Records from a data source:
──────
int step_flow(life_dev *d, int64_t generations, int64_t *done) {
    *done = 0;
    int m = 0;
    const int form = flow_form(d, &m);
    if (form == 0) return LIFE_OK;
    Shard &s = d->shards[0];
    const life_layout &L = s.lay;
    const int64_t passes = generations / m;
    if (passes < kFlowMinPasses) return LIFE_OK;
    CHK(flow_scratch(s, m));
    HIPCHK(hipSetDevice(s.device));
    const int64_t tiles = life::flow_items_per_pass(L, m);
    const int64_t per = life::flow_chunk_passes(tiles, life::flow_slots(L), d->flow_chunk);
    if (per < 1) return LIFE_OK;
    for (int64_t left = passes; left > 0;) {
        const int64_t n = std::min(left, per);
        Bracket b;
        CHK(bracket_begin(d, s, true, (int)n, kExtModeExt, false, s.stream, &b));
        HIPCHK(life::launch_tflow(L, s.buf[s.cur], s.buf[s.cur ^ 1], m, n, s.flow, s.flow + 2, wrap_of(d),
                                  form, s.stream, b.ext_a, b.ext_b));
        CHK(bracket_end(b, s.stream));
        if (b.t)
            book(d, true, (double)L.w * (double)L.h, (double)n * (double)m, (double)n,
                 (double)n * (double)life::flow_items_per_pass(L, m, true) * 64.0 *
                     life::tstep_valu_per_tile_lane(m, false));
        if (n & 1) s.cur ^= 1;
        left -= n;
    }
    s.flow_used = true;
    *done = passes * m;
    return LIFE_OK;
}

double ms_since(std::chrono::steady_clock::time_point t0) {
    return std::chrono::duration<double, std::milli>(std::chrono::steady_clock::now() - t0).count();
}
void note_pass(life_dev *d, std::chrono::steady_clock::time_point t0) {
    const double ms = ms_since(t0);
    d->call_passes++;
    if (ms > d->call_pass_max_ms) d->call_pass_max_ms = ms;
}

int step_body(life_dev *d, int64_t generations) {
    if (small_grid(d)) {
        d->last_path = LIFE_PATH_SMALL;
        constexpr int64_t kChunk = 1 << 20;
        for (int64_t g = 0; g < generations; g += kChunk)
            CHK(step_small(d, generations - g < kChunk ? generations - g : kChunk));
        return exchange(d, 0, false);
    }
    if (temporal(d)) {
        int64_t done = 0;
        CHK(step_flow(d, generations, &done));
        d->last_path = done > 0 ? LIFE_PATH_FLOW : LIFE_PATH_TILES;
        const int K = d->shards[0].lay.generations_per_exchange;
        for (int64_t g = done; g < generations;) {
            const life::PassPlan p = life::next_pass(K, max_pass_gens(d), deep_halo(d), d->since, generations - g);
            const auto t0 = std::chrono::steady_clock::now();
            CHK(generation_block(d, p));
            note_pass(d, t0);
            g += p.m;
        }
        return LIFE_OK;
    }
    d->last_path = LIFE_PATH_ONEGEN;
    for (int64_t g = 0; g < generations; g++) {
        const auto t0 = std::chrono::steady_clock::now();
        CHK(generation(d));
        note_pass(d, t0);
    }
    return LIFE_OK;
}

int step_call(life_dev *d, int64_t generations) {
    const bool one_stream = d->shards.size() == 1 && !part(d, 0) && !part(d, 1) && !self_wrap_x(d);
    for (Shard &s : d->shards) {
        if (one_stream) break;
        HIPCHK(hipSetDevice(s.device));
        HIPCHK(hipEventRecord(s.ev_entry, s.stream));
        HIPCHK(hipStreamWaitEvent(s.stream2, s.ev_entry, 0));
        HIPCHK(hipStreamWaitEvent(s.comm_stream, s.ev_entry, 0));
    }
    if (d->timing && one_stream && timing_mode() == kTimeCall && !small_grid(d) && temporal(d)) {
        Shard &s = d->shards[0];
        int rc;
        d->call_timer = timer_slot(s, &rc);
        if (!d->call_timer) return rc;
        d->call_timer->launches = 0;
        HIPCHK(hipEventRecord(d->call_timer->a, s.stream));
        rc = step_body(d, generations);
        TimedLaunch *t = d->call_timer;
        d->call_timer = nullptr;
        if (rc != LIFE_OK) {
            s.timers_used--;
            return rc;
        }
        HIPCHK(hipEventRecord(t->b, s.stream));
        s.span_a = t->a;
        s.span_b = t->b;
        d->call_spans = true;
        return LIFE_OK;
    }
    if (!d->timing) return step_body(d, generations);
    for (Shard &s : d->shards) {
        HIPCHK(hipSetDevice(s.device));
        if (!s.own_a) HIPCHK(hipEventCreate(&s.own_a));
        if (!s.own_b) HIPCHK(hipEventCreate(&s.own_b));
        HIPCHK(hipEventRecord(s.own_a, s.stream));
    }
    CHK(step_body(d, generations));
    for (Shard &s : d->shards) {
        HIPCHK(hipSetDevice(s.device));
        HIPCHK(hipEventRecord(s.own_b, s.stream));
        s.span_a = s.own_a;
        s.span_b = s.own_b;
    }
    d->call_spans = true;
    return LIFE_OK;
}

}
──────
ASSIGNMENT → All that is needed is the opening run of the data, given again exactly: please include every line from the first through the line with "const int64_t tiles", both ends kept.

TASK ANSWER →
int step_flow(life_dev *d, int64_t generations, int64_t *done) {
    *done = 0;
    int m = 0;
    const int form = flow_form(d, &m);
    if (form == 0) return LIFE_OK;
    Shard &s = d->shards[0];
    const life_layout &L = s.lay;
    const int64_t passes = generations / m;
    if (passes < kFlowMinPasses) return LIFE_OK;
    CHK(flow_scratch(s, m));
    HIPCHK(hipSetDevice(s.device));
    const int64_t tiles = life::flow_items_per_pass(L, m);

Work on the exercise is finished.